Advanced follow-ups interviewers will ask

  • "How do you handle exactly-once?" Idempotent consumers with a dedup store, or Kafka transactional producers within Kafka's ecosystem. For external side effects (sending an email, charging a card), idempotency keys on the receiving end are the only real answer.
  • "What if a consumer is down for hours?" Events accumulate in the log. When the consumer comes back, it resumes from its last committed offset. This is the point of a log-based broker vs a queue.
  • "How do you reprocess events after a bug fix?" Reset consumer offset to a point before the bug, or spin up a new consumer group starting earlier. This is trivial in Kafka, impossible in SQS standard (messages are gone after ack).
  • "What about GDPR and personal data?" Events with PII are hard to delete. Options: use tombstone records (Kafka log compaction), encrypt PII with a per-subject key and delete the key on right-to-erasure, or keep PII out of events and pass only IDs.
  • "How do you version events?" Schema evolution with backward-compatible changes (add optional fields), versioned topics for breaking changes, or upcasters (read old format, transform to new).
  • "When do you use Kafka vs Pulsar vs Kinesis vs Pub/Sub?" Kafka: default, huge ecosystem. Pulsar: multi-tenancy, tiered storage built in, geo-replication. Kinesis: managed AWS, simpler, smaller scale ceiling. Pub/Sub: managed GCP, very simple, no partition model. Know tradeoffs at a glance.

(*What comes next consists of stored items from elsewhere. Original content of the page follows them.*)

template <typename T>
void launch_diag_syrk(hipStream_t s, T *C, const T *A, int mb) {
  k_small_update<T><<<dim3(mb / 64, mb / 64), 256, 0, s>>>(C, mb, A, A, mb, mb, g_ytab, 0, 0, 0);
}

template <typename T>
void launch_intile_step(hipStream_t stream, T *tile, int mb, int nbm, int s, const T *winv, int *cnt,
                        int *solve_signal, int *d_info) {
  const int nr = nbm - 1 - s;
  if (cnt && nr * (2 * nr + 1) <= INTILE_FUSED_MAX) {
    k_intile_step<T><<<4 * nr + nr * (2 * nr + 1), 256, 0, stream>>>(tile, mb, nbm, s, winv, g_ytab, cnt, d_info);
    return;
  }
  k_solve_small<T><<<4 * nr, 256, 0, stream>>>(tile, 0, mb, nbm, s + 1, s, winv, g_ytab, nullptr, 0, nullptr,
                                               solve_signal);
  T *tr = tile + (long)(s + 1) * MACRO * (mb + 1);
  const T *xs = tile + (long)(s + 1) * MACRO + (long)s * MACRO * mb;
  k_small_update<T><<<dim3(2 * nr, 2 * nr), 256, 0, stream>>>(tr, mb, xs, xs, mb, MACRO, g_ytab, 0, 0, 0);
}

template <typename T>
void launch_potrf_tile(hipStream_t s, T *tile, int mb, T *winv, int *d_info, int info_base, int *sem) {
  const int nbm = mb / MACRO;
  const bool fused_steps = sem && g_intile_fused && nbm > 1;
  if (fused_steps) (void)hipMemsetAsync(sem, 0, (size_t)nbm * 32 * sizeof(int), s);
  for (int st = 0; st < nbm; ++st) {
    k_potrf_diag<T><<<1, 256, 0, s>>>(tile + (long)st * MACRO * (mb + 1), mb,
                                      winv + (long)st * MACRO * MACRO, d_info, info_base + st * MACRO, 1, g_dbg, g_ytab);
    if (st < nbm - 1)
      launch_intile_step<T>(s, tile, mb, nbm, st, winv, fused_steps ? sem + 32 * st : nullptr, nullptr, d_info);
  }
}

template <typename T>
void launch_panel_pipelined(hipStream_t sp, hipStream_t st, hipEvent_t *ev, T *lkk, int mb, T *winv,
                            int *d_info, int info_base, T *tiles, long bsiz, int ntiles, hipEvent_t ev_head,
                            const SyrkPipe *sy, const int *wait_sem, int wait_target, int *tile_sem) {
  const int nbm = mb / MACRO;
  const bool pipe = sy && ntiles > 0;
  const bool fused_plain = !pipe && tile_sem && g_intile_fused && nbm > 1;
  if (fused_plain) (void)hipMemsetAsync(tile_sem, 0, (size_t)nbm * 32 * sizeof(int), sp);
  auto slot = [&](int i) { return sy->sem + 32 * i; };
  const bool flow = pipe && sy->fc && sy->sflow && flow_applies(nbm);
  if (flow) {
    if (sy->join_flow && sy->ev_flow) {
      (void)hipEventRecord(sy->ev_flow, sp);
      (void)hipStreamWaitEvent(sy->sflow, sy->ev_flow, 0);
    }
    k_flow_factor<T><<<nbm, 256, 0, sp>>>(lkk, mb, nbm, winv, d_info, info_base, sy->fc, g_ytab, wait_sem, wait_target,
                                          slot(0), g_flow_fences, g_dbg);
    k_flow_rows<T><<<(mb - MACRO) / 64, 256, 0, sy->sflow>>>(lkk, mb, nbm, winv, d_info, sy->fc, g_ytab, wait_sem, wait_target,
                                                           slot(nbm), g_flow_fences, g_dbg);
  }
  for (int s = 0; s < nbm; ++s) {
    const int nr = nbm - 1 - s;
    if (!flow)
      k_potrf_diag<T><<<1, 256, 0, sp>>>(lkk + (long)s * MACRO * (mb + 1), mb, winv + (long)s * MACRO * MACRO,
                                         d_info, info_base + s * MACRO, 1, g_dbg, g_ytab, s == 0 ? wait_sem : nullptr,
                                         wait_target, pipe ? slot(s) : nullptr);
    if (nr > 0 && !flow) {
      int *const is = pipe ? slot(nbm + s) : nullptr;
      int *const cnt = pipe && g_intile_fused ? is : fused_plain ? tile_sem + 32 * s : nullptr;
      launch_intile_step<T>(sp, lkk, mb, nbm, s, winv, cnt, is, d_info);
    }
    if (ntiles <= 0) continue;
    if (pipe) {
      StepSems ss;
      ss.diag = slot(s);
      ss.intile = slot(nbm + s);
      ss.intile_target = (flow ? 8 : 4) * nr;
      ss.head = sy->c ? slot(2 * nbm + s) : nullptr;
      ss.fail = d_info;
      const int head_wgs = trsm_step<T>(st, tiles, bsiz, ntiles, lkk, winv, mb, s, T(1), ss);
      if (!sy->c) continue;
      const T *xs = tiles + (long)s * MACRO * mb;
      const int n64 = mb / 64;
      const long nslice = (long)n64 * (n64 + 1) / 2;
      int *done = s == nbm - 1 ? slot(3 * nbm) : nullptr;
      const bool ps = poll_in_kernel(sy->su, slot(2 * nbm + s), head_wgs, d_info, nslice);
      k_small_update<T><<<dim3(n64, n64), 256, 0, sy->su>>>(reinterpret_cast<T *>(sy->c), mb, xs, xs, mb, MACRO, g_ytab, 0, 0,
                                                           0, done, ps ? slot(2 * nbm + s) : nullptr, head_wgs, d_info);
      continue;
    }
    (void)hipEventRecord(ev[s], sp);
    (void)hipStreamWaitEvent(st, ev[s], 0);
    trsm_step<T>(st, tiles, bsiz, ntiles, lkk, winv, mb, s, T(1));
  }
  if (ev_head) (void)hipEventRecord(ev_head, st);
}
template void launch_panel_pipelined<double>(hipStream_t, hipStream_t, hipEvent_t *, double *, int, double *,
                                             int *, int, double *, long, int, hipEvent_t, const SyrkPipe *, const int *, int, int *);
template void launch_panel_pipelined<float>(hipStream_t, hipStream_t, hipEvent_t *, float *, int, float *, int *,
                                            int, float *, long, int, hipEvent_t, const SyrkPipe *, const int *, int, int *);

template <typename T>
void launch_invert_diag(hipStream_t s, const T *tile, int mb, T *winv) {
  const int nbm = mb / MACRO;
  for (int st = 0; st < nbm; ++st)
    k_potrf_diag<T><<<1, 256, 0, s>>>(const_cast<T *>(tile) + (long)st * MACRO * (mb + 1), mb,
                                      winv + (long)st * MACRO * MACRO, nullptr, 0, 0, nullptr, g_ytab);
}

template <typename T>
__global__ __launch_bounds__(256, 2) void k_invert_diag_batch(const T *A, long tstride, int mb, T *__restrict__ winv) {
  __shared__ DiagLds<T> L;
  const int nbm = mb / MACRO, t = blockIdx.x / nbm, s = blockIdx.x % nbm;
  potrf_diag_body<T>(const_cast<T *>(A) + t * tstride + (long)s * MACRO * (mb + 1), mb,
                     winv + ((long)t * nbm + s) * MACRO * MACRO, nullptr, 0, 0, L);
}

template <typename T>
void launch_invert_diag_batch(hipStream_t s, const T *A, long tstride, int nt, int mb, T *winv) {
  if (nt > 0) k_invert_diag_batch<T><<<(unsigned)(nt * (mb / MACRO)), 256, 0, s>>>(A, tstride, mb, winv);
}

template <typename T>
void launch_trsm_panel(hipStream_t s, T *tiles, long bsiz, int ntiles, const T *lkk, const T *winv,
                       int mb, T alpha) {
  if (ntiles <= 0) return;
  const int nbm = mb / MACRO;
  for (int st = 0; st < nbm; ++st) trsm_step<T>(s, tiles, bsiz, ntiles, lkk, winv, mb, st, alpha);
}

The principal-level signal in an EDA interview is specificity about three things: what kind of event, what coordination pattern, and what failure modes. Candidates who hand-wave "we'll use Kafka" get a senior rating. Candidates who narrate "event-carried state transfer over Kafka partitioned by order ID, choreography for fulfillment, Temporal for the long-running refund workflow, outbox pattern from the order database, DLQ after three failures, and consumer lag SLO at under 10 seconds for the customer-facing path" get a principal rating.

Pick your events on purpose. Pick your coordination on purpose. Name what breaks.